Sour Grapes

You know something? To hell with New Orleans.

Coming as it does now, it sounds like sour grapes. I wish I’d had this all written down Friday night and Saturday morning when the idea finally coalesced. The hell with New Orleans. They’re not worth any sympathy, empathy, money or good will.

A great deal of the pre-game coverage – even in Philadelphia, home of the quote “Brotherly Love? Not on Game Day.” – said that New Orleans ought to be permitted to win. Even that folks ought to root for the Saints to win because the Big Easy needs the win. They deserve it.

Bollocks to that.

I once had some sympathy for New Orleans. They’d taken some lumps. They’d effectively lost their city. But it’s a fun town, a little bit on the edge, and ought to be resurrected if only to preserve a place that maintains an attitude that the United States need. But now? The hell with ’em. First it was the stories of the bad behaviour during Katrina. Parking lots full of school and city buses sitting unused while people desperately tried to evacuate. Then it was the wholesale looting, bowb your buddy week on a grand scale, the multitudinous horrors of the Superdome.

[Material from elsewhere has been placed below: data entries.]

template <class M_>
__device__ __forceinline__ void fwd_round16(u64 (&v)[16], const u64* tw, u32 M0, const M_& M) {
    fwd_stage16<0>(v, tw, M0, M);
    fwd_stage16<1>(v, tw, M0, M);
    fwd_stage16<2>(v, tw, M0, M);
    fwd_stage16<3>(v, tw, M0, M);
}
#ifndef OFHE_FWD_CANON
#define OFHE_FWD_CANON 1
#endif
template <class M_>
__device__ __forceinline__ void fwd_round16_canon(u64 (&v)[16], const u64* tw, u32 M0, const M_& M) {
    fwd_stage16<0>(v, tw, M0, M);
    fwd_stage16<1, M_, OFHE_FWD_CANON ? 0 : 1>(v, tw, M0, M);
    fwd_stage16<2>(v, tw, M0, M);
    fwd_stage16<3>(v, tw, M0, M);
}
template <class M_>
__device__ __forceinline__ void inv_round16(u64 (&v)[16], const u64* itw, u32 M0, const M_& M) {
    inv_stage16<3>(v, itw, M0, M);
    inv_stage16<2>(v, itw, M0, M);
    inv_stage16<1>(v, itw, M0, M);
    inv_stage16<0>(v, itw, M0, M);
}

#ifndef OFHE_TW3
#define OFHE_TW3 1
#endif
#ifndef OFHE_MONT
#define OFHE_MONT 1
#endif
#ifndef OFHE_COAL
#define OFHE_COAL 1
#endif
#ifndef OFHE_COAL_B
#define OFHE_COAL_B 1
#endif
constexpr bool kMontFused = OFHE_MONT && OFHE_COAL_B;
static_assert(!(kMontFused && OFHE_THR), "Montgomery Hadamard needs the forward output < 12q");
template <int S, class M_>
__device__ __forceinline__ void fwd_stage16_t3(u64 (&v)[16], const u64* tw3, u32 U, u32 u, const M_& M) {
    constexpr int half = 8 >> S;
    const u64* base = tw3 + 2 * (u64)(((1u << S) - 1) * U);
#pragma unroll
    for (int j = 0; j < (1 << S); j++) {
        Tw w = ldtw(base + 2 * (u64)j * U, u);
#pragma unroll
        for (int k = j * 2 * half; k < j * 2 * half + half; k++) ct_bfly<S & 1>(v[k], v[k + half], w, M);
    }
}
__device__ __forceinline__ u32 lds_pad(u32 p) { return p + (p >> 4); }
constexpr u32 LDS_WORDS = 4096 + 4096 / 16;

__device__ __forceinline__ void wave_stage_in(const u64* wsrc, u64* lds, u32 tid, u64 (&out)[16]) {
    const u32 lane = tid & 63, base = (tid >> 6) * 1024;
#pragma unroll
    for (int k = 0; k < 8; k++) {
        const u64x2 v = ld2_s(wsrc + 128 * k + 2 * lane);
        const u32 p = base + 128 * k + 2 * lane;
        lds[lds_pad(p)] = v.x;
        lds[lds_pad(p) + 1] = v.y;
    }
    __builtin_amdgcn_wave_barrier();
#pragma unroll
    for (int k = 0; k < 16; k++) out[k] = lds[tid * 17 + k];
    __builtin_amdgcn_wave_barrier();
}
template <int NPRE>
__device__ __forceinline__ void wave_stage_in_pre(const u64* wsrc, u64* lds, u32 tid, const u64x2 (&pre)[NPRE > 0 ? NPRE : 1],
                                                  u64 (&out)[16]) {
    const u32 lane = tid & 63, base = (tid >> 6) * 1024;
#pragma unroll
    for (int k = 0; k < 8; k++) {
        const u64x2 v = k < NPRE ? pre[k < NPRE ? k : 0] : ld2_s(wsrc + 128 * k + 2 * lane);
        const u32 p = base + 128 * k + 2 * lane;
        lds[lds_pad(p)] = v.x;
        lds[lds_pad(p) + 1] = v.y;
    }
    __builtin_amdgcn_wave_barrier();
#pragma unroll
    for (int k = 0; k < 16; k++) out[k] = lds[tid * 17 + k];
    __builtin_amdgcn_wave_barrier();
}
__device__ __forceinline__ void wave_stage_out(const u64 (&v)[16], u64* lds, u32 tid, u64* wdst) {
    const u32 lane = tid & 63, base = (tid >> 6) * 1024;
#pragma unroll
    for (int k = 0; k < 16; k++) lds[tid * 17 + k] = v[k];
    __builtin_amdgcn_wave_barrier();
#pragma unroll
    for (int k = 0; k < 8; k++) {
        const u32 p = base + 128 * k + 2 * lane;
        u64x2 w;
        w.x = lds[lds_pad(p)];
        w.y = lds[lds_pad(p) + 1];
        st2_s(wdst + 128 * k + 2 * lane, w);
    }
}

OK, so they took some lumps. Mistakes were made. Fair enough. Now’s your grand chance to rebuild, to do it right this time, to ensure nothing of the sort ever happens again. The money comes in by the bucketload, blue ribbon commissions are established to make the new New Orleans the best city in America. And what happens? First, the citizens re-elect the same small-minded backstabbing politicians that caused the problem. Not the same sort of people but different enough that some change might be OK. No. The exact same people. Now I read that even the most minor building code requirements designed to limit the damage in a Katrina repeat are being merrily ignored because people feel too bad to rebuild correctly. Doomed neighborhoods are being re-established with doomed houses on doomed streets because the damned doomed people are absolutely blind to the possibility that the next time won’t be any different.

So the hell with them. The next time I hope New Orleans is wiped off the face of the Earth. I hope every idiot who wouldn’t move to higher ground or reinforce their foundation or build their house a little higher drowns horribly in the muddy swirls of the Mississippi. I hope the Feds shrug at the requests for money and say, “We helped last time, and you ignored the good advice. You’re on your own this time.”

Bollocks to New Orleans. I hope they merrily rot in hell.